> **Exercise instructions**
Every line with the string "inline" in it belongs in your answer, so copy them all from the data.

== Working data

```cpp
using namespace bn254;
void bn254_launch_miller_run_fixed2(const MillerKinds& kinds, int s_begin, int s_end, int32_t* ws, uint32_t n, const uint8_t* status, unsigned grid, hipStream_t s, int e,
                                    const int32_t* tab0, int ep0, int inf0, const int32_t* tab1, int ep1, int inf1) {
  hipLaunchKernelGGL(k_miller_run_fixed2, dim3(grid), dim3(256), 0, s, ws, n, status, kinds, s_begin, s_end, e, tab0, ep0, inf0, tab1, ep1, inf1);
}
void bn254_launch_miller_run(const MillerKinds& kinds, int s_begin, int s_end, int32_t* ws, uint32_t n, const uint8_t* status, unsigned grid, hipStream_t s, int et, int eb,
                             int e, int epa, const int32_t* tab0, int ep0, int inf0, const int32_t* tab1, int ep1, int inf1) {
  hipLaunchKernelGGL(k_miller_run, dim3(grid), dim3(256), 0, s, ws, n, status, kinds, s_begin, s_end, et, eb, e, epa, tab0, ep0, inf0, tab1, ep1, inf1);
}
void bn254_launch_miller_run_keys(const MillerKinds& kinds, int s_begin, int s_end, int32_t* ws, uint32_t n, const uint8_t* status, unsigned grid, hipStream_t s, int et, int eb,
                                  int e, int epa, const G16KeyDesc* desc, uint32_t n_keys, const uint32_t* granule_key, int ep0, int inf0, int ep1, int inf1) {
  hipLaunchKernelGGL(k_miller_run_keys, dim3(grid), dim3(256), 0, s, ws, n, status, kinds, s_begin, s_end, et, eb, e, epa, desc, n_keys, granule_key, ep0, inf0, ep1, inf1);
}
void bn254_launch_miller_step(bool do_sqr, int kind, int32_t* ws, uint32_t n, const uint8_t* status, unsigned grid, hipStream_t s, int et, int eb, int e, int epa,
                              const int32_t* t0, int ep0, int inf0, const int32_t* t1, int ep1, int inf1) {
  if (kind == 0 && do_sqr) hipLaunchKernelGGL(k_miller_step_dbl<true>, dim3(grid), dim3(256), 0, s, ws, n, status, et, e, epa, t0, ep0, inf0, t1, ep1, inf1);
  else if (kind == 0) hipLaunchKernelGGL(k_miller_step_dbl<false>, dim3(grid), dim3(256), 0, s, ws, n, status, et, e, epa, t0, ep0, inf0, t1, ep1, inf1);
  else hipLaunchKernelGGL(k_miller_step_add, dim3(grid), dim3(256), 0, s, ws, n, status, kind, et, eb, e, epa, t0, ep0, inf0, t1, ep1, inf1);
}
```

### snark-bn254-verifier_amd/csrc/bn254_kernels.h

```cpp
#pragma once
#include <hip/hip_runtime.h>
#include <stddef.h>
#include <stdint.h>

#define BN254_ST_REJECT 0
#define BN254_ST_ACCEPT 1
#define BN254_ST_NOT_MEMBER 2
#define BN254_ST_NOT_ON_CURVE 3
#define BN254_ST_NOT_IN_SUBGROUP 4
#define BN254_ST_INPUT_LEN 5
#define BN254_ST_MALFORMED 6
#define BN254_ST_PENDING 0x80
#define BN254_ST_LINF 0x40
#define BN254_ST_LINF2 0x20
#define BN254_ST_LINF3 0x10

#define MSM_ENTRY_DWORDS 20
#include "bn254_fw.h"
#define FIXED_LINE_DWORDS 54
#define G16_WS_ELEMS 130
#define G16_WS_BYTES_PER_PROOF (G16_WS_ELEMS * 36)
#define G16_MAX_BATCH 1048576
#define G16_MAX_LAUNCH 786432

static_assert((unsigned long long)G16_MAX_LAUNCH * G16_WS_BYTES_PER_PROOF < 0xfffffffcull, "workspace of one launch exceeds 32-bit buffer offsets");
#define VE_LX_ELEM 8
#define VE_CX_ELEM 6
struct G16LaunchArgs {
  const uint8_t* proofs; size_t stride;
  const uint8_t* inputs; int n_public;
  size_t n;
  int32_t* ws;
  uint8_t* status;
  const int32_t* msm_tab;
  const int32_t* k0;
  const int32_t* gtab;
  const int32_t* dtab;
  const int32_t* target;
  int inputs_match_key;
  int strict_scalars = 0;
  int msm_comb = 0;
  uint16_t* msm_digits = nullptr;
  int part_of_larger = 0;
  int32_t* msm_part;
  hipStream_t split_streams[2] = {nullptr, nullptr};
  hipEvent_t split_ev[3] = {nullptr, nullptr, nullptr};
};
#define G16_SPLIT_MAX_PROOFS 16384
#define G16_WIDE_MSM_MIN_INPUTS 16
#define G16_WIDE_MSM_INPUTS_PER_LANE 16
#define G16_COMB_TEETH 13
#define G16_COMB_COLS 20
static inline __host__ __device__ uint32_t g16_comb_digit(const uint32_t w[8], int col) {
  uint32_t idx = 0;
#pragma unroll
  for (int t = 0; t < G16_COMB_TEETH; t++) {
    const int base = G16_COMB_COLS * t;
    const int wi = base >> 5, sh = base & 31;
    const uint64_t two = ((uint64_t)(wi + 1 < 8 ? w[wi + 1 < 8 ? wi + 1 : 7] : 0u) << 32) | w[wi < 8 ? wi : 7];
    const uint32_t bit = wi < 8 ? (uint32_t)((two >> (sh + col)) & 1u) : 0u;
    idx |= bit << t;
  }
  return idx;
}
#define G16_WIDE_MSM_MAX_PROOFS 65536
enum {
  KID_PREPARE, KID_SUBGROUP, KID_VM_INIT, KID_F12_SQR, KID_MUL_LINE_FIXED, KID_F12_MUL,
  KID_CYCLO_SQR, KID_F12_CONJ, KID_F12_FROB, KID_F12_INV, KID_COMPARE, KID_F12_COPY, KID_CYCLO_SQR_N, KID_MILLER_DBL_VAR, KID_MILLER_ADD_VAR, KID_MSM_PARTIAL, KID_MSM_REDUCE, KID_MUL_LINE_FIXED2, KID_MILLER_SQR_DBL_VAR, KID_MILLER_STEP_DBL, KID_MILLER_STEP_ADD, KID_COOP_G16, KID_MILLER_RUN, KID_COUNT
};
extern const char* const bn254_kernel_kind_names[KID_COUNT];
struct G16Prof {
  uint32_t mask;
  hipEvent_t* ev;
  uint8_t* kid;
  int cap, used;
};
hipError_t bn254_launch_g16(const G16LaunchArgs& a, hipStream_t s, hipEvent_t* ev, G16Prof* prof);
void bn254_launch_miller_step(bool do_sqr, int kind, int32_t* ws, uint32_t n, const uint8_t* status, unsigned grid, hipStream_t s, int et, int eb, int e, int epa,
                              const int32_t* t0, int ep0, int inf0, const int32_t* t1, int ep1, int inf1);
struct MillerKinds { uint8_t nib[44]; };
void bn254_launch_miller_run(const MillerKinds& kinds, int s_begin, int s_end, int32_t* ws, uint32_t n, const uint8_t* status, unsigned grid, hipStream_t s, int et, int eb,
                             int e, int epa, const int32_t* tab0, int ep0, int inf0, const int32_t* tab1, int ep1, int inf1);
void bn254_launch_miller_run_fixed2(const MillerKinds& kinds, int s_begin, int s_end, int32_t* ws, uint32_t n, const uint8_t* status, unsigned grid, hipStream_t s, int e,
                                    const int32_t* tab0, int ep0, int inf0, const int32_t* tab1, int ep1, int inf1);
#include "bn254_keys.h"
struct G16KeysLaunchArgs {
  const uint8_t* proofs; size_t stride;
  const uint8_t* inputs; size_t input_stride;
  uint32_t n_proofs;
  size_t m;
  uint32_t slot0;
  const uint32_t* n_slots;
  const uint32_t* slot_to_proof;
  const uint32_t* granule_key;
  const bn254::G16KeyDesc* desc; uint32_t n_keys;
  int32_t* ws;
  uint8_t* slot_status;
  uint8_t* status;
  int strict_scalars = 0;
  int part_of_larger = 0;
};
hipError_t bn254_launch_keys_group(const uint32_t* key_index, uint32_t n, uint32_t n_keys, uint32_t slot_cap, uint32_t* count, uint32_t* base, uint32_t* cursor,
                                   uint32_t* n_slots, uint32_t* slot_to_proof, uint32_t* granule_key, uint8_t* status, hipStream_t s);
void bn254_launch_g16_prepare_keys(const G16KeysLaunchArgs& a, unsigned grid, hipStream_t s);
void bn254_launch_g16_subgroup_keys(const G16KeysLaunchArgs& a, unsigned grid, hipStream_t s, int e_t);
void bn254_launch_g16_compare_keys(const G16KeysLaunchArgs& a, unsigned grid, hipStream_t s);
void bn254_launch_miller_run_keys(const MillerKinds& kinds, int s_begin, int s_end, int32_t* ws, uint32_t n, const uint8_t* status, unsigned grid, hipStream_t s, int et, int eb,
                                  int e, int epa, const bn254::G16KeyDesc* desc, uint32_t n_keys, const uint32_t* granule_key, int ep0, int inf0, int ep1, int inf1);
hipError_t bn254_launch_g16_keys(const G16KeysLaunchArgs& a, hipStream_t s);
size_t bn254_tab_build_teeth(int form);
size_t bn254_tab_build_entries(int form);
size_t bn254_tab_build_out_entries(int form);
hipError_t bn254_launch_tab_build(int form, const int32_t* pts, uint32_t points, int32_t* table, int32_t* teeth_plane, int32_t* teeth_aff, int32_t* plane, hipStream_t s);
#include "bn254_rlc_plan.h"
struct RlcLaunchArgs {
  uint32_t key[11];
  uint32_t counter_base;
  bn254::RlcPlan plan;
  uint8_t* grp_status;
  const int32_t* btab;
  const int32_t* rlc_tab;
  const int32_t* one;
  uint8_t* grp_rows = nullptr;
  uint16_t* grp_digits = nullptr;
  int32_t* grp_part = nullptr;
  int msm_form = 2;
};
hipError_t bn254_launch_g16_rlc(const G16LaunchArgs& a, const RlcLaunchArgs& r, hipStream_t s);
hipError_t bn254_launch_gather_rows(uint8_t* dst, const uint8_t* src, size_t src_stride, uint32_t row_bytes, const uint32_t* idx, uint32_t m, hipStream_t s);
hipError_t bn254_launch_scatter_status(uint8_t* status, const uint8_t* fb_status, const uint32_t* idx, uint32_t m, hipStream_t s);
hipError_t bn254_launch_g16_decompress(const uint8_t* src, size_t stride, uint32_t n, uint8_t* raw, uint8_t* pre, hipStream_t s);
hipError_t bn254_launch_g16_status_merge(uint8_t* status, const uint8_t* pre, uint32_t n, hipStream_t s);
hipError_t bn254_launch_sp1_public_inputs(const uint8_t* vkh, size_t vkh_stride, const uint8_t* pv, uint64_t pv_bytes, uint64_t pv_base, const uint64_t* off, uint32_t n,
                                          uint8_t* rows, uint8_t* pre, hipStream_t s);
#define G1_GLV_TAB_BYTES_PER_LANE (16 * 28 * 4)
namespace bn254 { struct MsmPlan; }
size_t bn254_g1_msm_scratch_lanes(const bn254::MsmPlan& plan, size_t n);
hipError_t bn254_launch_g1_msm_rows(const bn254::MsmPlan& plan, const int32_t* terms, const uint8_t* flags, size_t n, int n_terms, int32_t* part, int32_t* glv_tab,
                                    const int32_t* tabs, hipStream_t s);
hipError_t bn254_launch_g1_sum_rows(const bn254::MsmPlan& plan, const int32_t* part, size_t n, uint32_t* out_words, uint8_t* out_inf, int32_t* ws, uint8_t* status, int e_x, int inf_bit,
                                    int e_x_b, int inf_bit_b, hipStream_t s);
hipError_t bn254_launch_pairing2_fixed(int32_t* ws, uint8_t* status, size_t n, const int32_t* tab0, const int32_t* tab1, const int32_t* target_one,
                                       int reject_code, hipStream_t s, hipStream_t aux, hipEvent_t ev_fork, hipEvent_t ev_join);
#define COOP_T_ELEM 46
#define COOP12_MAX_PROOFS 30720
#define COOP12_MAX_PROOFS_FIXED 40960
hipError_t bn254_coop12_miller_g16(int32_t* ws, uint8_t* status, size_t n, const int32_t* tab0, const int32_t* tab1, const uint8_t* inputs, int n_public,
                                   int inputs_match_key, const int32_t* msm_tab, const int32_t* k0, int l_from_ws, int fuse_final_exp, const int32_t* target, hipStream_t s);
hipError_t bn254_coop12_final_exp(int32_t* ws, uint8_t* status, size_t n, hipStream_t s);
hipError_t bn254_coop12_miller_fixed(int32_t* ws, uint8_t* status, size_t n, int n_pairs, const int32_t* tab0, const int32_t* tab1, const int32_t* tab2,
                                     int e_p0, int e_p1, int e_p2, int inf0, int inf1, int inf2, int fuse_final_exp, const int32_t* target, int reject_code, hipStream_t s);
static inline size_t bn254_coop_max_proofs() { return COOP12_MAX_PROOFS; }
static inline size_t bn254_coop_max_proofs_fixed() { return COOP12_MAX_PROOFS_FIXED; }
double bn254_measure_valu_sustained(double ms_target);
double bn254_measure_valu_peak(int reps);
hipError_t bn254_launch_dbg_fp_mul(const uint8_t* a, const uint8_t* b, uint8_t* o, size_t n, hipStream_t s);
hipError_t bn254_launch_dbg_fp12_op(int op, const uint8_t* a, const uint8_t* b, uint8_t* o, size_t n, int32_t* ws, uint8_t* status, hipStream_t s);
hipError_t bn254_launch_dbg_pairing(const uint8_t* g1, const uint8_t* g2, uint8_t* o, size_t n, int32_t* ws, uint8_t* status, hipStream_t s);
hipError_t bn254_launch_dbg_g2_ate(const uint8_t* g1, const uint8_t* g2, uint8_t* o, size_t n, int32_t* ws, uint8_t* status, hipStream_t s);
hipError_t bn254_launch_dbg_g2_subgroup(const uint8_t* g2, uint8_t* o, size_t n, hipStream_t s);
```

====

> **Answer below**
static inline __host__ __device__ uint32_t g16_comb_digit(const uint32_t w[8], int col) {
static inline size_t bn254_coop_max_proofs() { return COOP12_MAX_PROOFS; }
static inline size_t bn254_coop_max_proofs_fixed() { return COOP12_MAX_PROOFS_FIXED; }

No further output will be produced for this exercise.